Da questo punto di vista, la distanza tra noi e loro sembra restringersi. Ma forse solo in apparenza.
Perché forse la domanda più interessante non è più: chi è più intelligente?
Forse la domanda vera è: chi è intelligente e chi è cosciente?
Sono due cose diverse.
L’intelligenza è capacità di risolvere problemi, adattarsi, riconoscere pattern, generare soluzioni, ottimizzare percorsi. La coscienza è un’altra faccenda.

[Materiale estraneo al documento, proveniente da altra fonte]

template <int TFKV>
__global__ void __launch_bounds__(512, 2)
attn_bwd_dkv_kernel(const unsigned short* __restrict__ q,
                    const unsigned short* __restrict__ k,
                    const unsigned short* __restrict__ v,
                    const unsigned short* __restrict__ dout,
                    const float* __restrict__ lse,
                    const float* __restrict__ delta,
                    unsigned short* __restrict__ dk,
                    unsigned short* __restrict__ dv,
                    int B, int S, int Hq, int Hkv, float scale, int causal,
                    long q_rs, long kv_rs, long dout_rs, long out_rs) {
  __shared__ __align__(16) char smem[4 * (TFKV * 256)];
  __shared__ float lse_buf[2][TFKV], del_buf[2][TFKV];
  char* qn_c = smem;
  char* don_c = smem + TFKV * 256;
  char* qn_n = smem + 2 * (TFKV * 256);
  char* don_n = smem + 3 * (TFKV * 256);

  const int nkt = (S + BLOCK_K - 1) / BLOCK_K;
  const int G = Hq / Hkv;
  int b, hkv, kt;
  {
    int bid = blockIdx.x;
    if (((B * Hkv) & 7) == 0) {
      const int xcd = bid & 7, slot = bid >> 3;
      const int g = (slot / nkt) * 8 + xcd;
      b = g / Hkv;
      hkv = g % Hkv;
      kt = slot % nkt;
    } else {
      b = bid / (Hkv * nkt);
      bid -= b * Hkv * nkt;
      hkv = bid / nkt;
      kt = bid % nkt;
    }
  }

  const int wave = threadIdx.x / 64;
  const bool is_dk = wave >= 4;
  const int lane = threadIdx.x & 63;
  const bool hi = lane >= 32;
  const int kr = lane & 31;

  const long q_seq_stride = q_rs;
  const long kv_seq_stride = kv_rs;
  const unsigned short* kb = k + (long)b * S * kv_seq_stride + (long)hkv * HD;
  const unsigned short* vb = v + (long)b * S * kv_seq_stride + (long)hkv * HD;

  const int kv0_blk = kt * BLOCK_K;
  const int kw0 = kv0_blk + (wave & 3) * KBLK;
  const long k_row = kw0 + kr;
  const bool wave_active = kw0 < S;
  const bool krow_valid = k_row < S;

  mbf16x8 kfrag[8], vfrag[8];
  {
    const long row = krow_valid ? k_row : (S - 1);
    const unsigned short* kp = kb + row * kv_seq_stride + (hi ? 8 : 0);
    const unsigned short* vp = vb + row * kv_seq_stride + (hi ? 8 : 0);
    #pragma unroll
    for (int c = 0; c < 8; ++c) {
      kfrag[c] = __builtin_bit_cast(mbf16x8, *(const ushort8*)(kp + c * 16));
      if (is_dk) {
        vfrag[c] =
            __builtin_bit_cast(mbf16x8, *(const ushort8*)(vp + c * 16));
      }
    }
  }

  f32x16 acc[4] = {};
  const float sc2 = scale * LOG2E;

  const int t0 = causal ? (kv0_blk / TFKV) : 0;
  const int nt = (S + TFKV - 1) / TFKV;
  const int nt_eff = nt - t0;
  const int total = G * nt_eff;

  auto head_q = [&](int gh) {
    return q + (long)b * S * q_seq_stride + (long)(hkv * G + gh) * HD;
  };
  auto head_do = [&](int gh) {
    return dout + (long)b * S * dout_rs + (long)(hkv * G + gh) * HD;
  };
  auto stage_lse = [&](int gh, int t, int buf) {
    const int hq_ = hkv * G + gh;
    const int q0_ = t * TFKV;
    if (threadIdx.x < TFKV) {
      const float* lse_b = lse + ((long)b * Hq + hq_) * S;
      const int qg = q0_ + threadIdx.x;
      lse_buf[buf][threadIdx.x] = (qg < S) ? lse_b[qg] * LOG2E : 0.f;
    } else if (threadIdx.x < 2 * TFKV) {
      const float* del_b = delta + ((long)b * Hq + hq_) * S;
      const int qg = q0_ + (threadIdx.x - TFKV);
      del_buf[buf][threadIdx.x - TFKV] = (qg < S) ? del_b[qg] : 0.f;
    }
  };

  stage_k_glds8<TFKV>(head_q(0), (long)t0 * TFKV, q_seq_stride, S, qn_c);
  stage_k_glds8<TFKV>(head_do(0), (long)t0 * TFKV, dout_rs, S, don_c);
  asm volatile("s_waitcnt vmcnt(0)");
  stage_lse(0, t0, 0);
  __syncthreads();

  const float* lse_cur = lse_buf[0];
  const float* del_cur = del_buf[0];
  int lse_nxt = 1;
  for (int idx = 0; idx < total; ++idx) {
    const int gh = idx / nt_eff;
    const int t = t0 + idx % nt_eff;
    const int q0 = t * TFKV;
    const int hq = hkv * G + gh;
    const bool has_next = (idx + 1) < total;
    const int ngh = (idx + 1) / nt_eff;
    const long nrow0 = (long)(t0 + (idx + 1) % nt_eff) * TFKV;
    if (has_next) {
      stage_k_glds8<TFKV>(head_q(ngh), nrow0, q_seq_stride, S, qn_n);
      stage_k_glds8<TFKV>(head_do(ngh), nrow0, dout_rs, S, don_n);
    }

    const bool needed =
        wave_active && (!causal || q0 + TFKV - 1 >= kw0);
    if (needed) {
      #pragma clang loop unroll(disable)
      for (int sb = 0; sb < TFKV / 32; ++sb) {
        if (causal && q0 + 32 * sb + 32 <= kw0) continue;
        f32x16 acc_s = {}, acc_dp = {};
        #pragma unroll
        for (int c = 0; c < 8; ++c) {
          acc_s = mfma32(kimg_frag(qn_c, sb, c), kfrag[c], acc_s);
          if (is_dk) {
            acc_dp = mfma32(kimg_frag(don_c, sb, c), vfrag[c], acc_dp);
          }
        }

        const int qs0 = q0 + 32 * sb;
        const bool mask_tile = (causal && qs0 < kw0 + 32)
                               || (qs0 + 32 > S) || !krow_valid;
        float cv[16];
        #pragma unroll
        for (int r = 0; r < 16; ++r) {
          const int ql = 32 * sb + c_row(r, hi);
          float s2 = acc_s[r] * sc2;
          if (mask_tile) {
            const long qg = q0 + ql;
            if (qg >= S || !krow_valid || (causal && k_row > qg)) {
              s2 = -3.0e38f;
            }
          }
          const float pr =
              __builtin_amdgcn_exp2f(s2 - lse_cur[ql]);
          cv[r] = is_dk ? scale * pr * (acc_dp[r] - del_cur[ql]) : pr;
        }

        mbf16x8 f0, f1;
        cvals_to_frags(cv, hi, &f0, &f1);

        const char* acc_img = is_dk ? qn_c : don_c;
        #pragma unroll
        for (int dt = 0; dt < 4; ++dt) {
          acc[dt] =
              mfma32(f0, nat_tr_frag(acc_img, 2 * sb, dt), acc[dt]);
          acc[dt] =
              mfma32(f1, nat_tr_frag(acc_img, 2 * sb + 1, dt), acc[dt]);
        }
      }
    }

    if (has_next) {
      asm volatile("s_waitcnt vmcnt(0)");
      stage_lse(ngh, t0 + (idx + 1) % nt_eff, lse_nxt);
      __syncthreads();
      lse_cur = lse_buf[lse_nxt];
      del_cur = del_buf[lse_nxt];
      lse_nxt ^= 1;
      char* tp;
      tp = qn_c; qn_c = qn_n; qn_n = tp;
      tp = don_c; don_c = don_n; don_n = tp;
    }
  }

  unsigned short* out = is_dk ? dk : dv;
  __syncthreads();
  float* tr = (float*)smem + wave * (32 * 36);
  if (wave_active) {
    #pragma unroll
    for (int dt = 0; dt < 4; ++dt) {
      __syncthreads();
      #pragma unroll
      for (int r = 0; r < 16; ++r) {
        tr[c_row(r, hi) * 36 + kr] = acc[dt][r];
      }
      __syncthreads();
      #pragma unroll
      for (int rep = 0; rep < 4; ++rep) {
        const int kk = kr;
        const int d0 = (hi ? 16 : 0) + rep * 4;
        if (kw0 + kk < S) {
          bf16x4_raw w;
          #pragma unroll
          for (int j = 0; j < 4; ++j) {
            w[j] = (short)f32_to_bf16(tr[kk * 36 + d0 + j]);
          }
          *(bf16x4_raw*)(out + ((long)b * S + kw0 + kk) * out_rs +
                         (long)hkv * HD + dt * 32 + d0) = w;
        }
      }
    }
  } else {
    #pragma unroll
    for (int i = 0; i < 8; ++i) __syncthreads();
  }
}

È esperienza soggettiva. È esserci. È avere un punto di vista interno sul mondo.
È non solo elaborare dolore, ma sentirlo. Non solo produrre una frase sulla paura, ma avere paura. Non solo descrivere un desiderio, ma desiderare. Non solo ottimizzare uno scopo, ma vivere il fatto di averne uno.
Oggi ho visto tre “programmatori” lavorare per me.
Ma non credo che nessuno di loro volesse davvero costruire quel software.
Non nel senso in cui lo volevo io. Non avevano ambizione, frustrazione, urgenza, orgoglio, responsabilità, stanchezza, paura di sbagliare, desiderio di vedere una cosa funzionare perché quella cosa avrebbe avuto un impatto reale nel mio lavoro.
Avevano competenza.
Non intenzione.
Avevano capacità.
Non coscienza.
E forse questo è il punto da tenere fermo mentre ci entusiasmiamo, giustamente, per la potenza inaudita di questi strumenti. Intelligenza artificiale non significa coscienza artificiale.
Almeno non automaticamente.
E soprattutto non oggi.
Per ora questi sistemi sono amplificatori straordinari. Possono moltiplicare la nostra produttività, allargare il nostro raggio d’azione, trasformare singole persone in micro-team, ridurre il tempo tra intuizione e realizzazione. Ma hanno bisogno di una direzione.
Hanno bisogno di qualcuno che dica: andiamo lì.
Non solo: scrivi codice. Ma: scrivi quel codice, per questo motivo, entro questi limiti, con queste priorità, per risolvere questo problema reale.
Senza quello, restano bravissimi esecutori in cerca di uno scopo.
E forse, oggi, il ruolo umano più importante non è più fare tutto a mano.
Non è nemmeno sapere ogni singolo dettaglio tecnico meglio della macchina.
È saper formulare buone domande.
Saper riconoscere buone risposte.
Saper dare una direzione.
Saper restare dentro il ciclo abbastanza da non diventare decorativi.
Perché tre programmatori artificiali che lavorano per te sono una potenza enorme.
Ma una potenza enorme senza coscienza, senza scopo e senza supervisione leggibile non è progresso.
È solo accelerazione.
E l’accelerazione, da sola, non sa dove andare.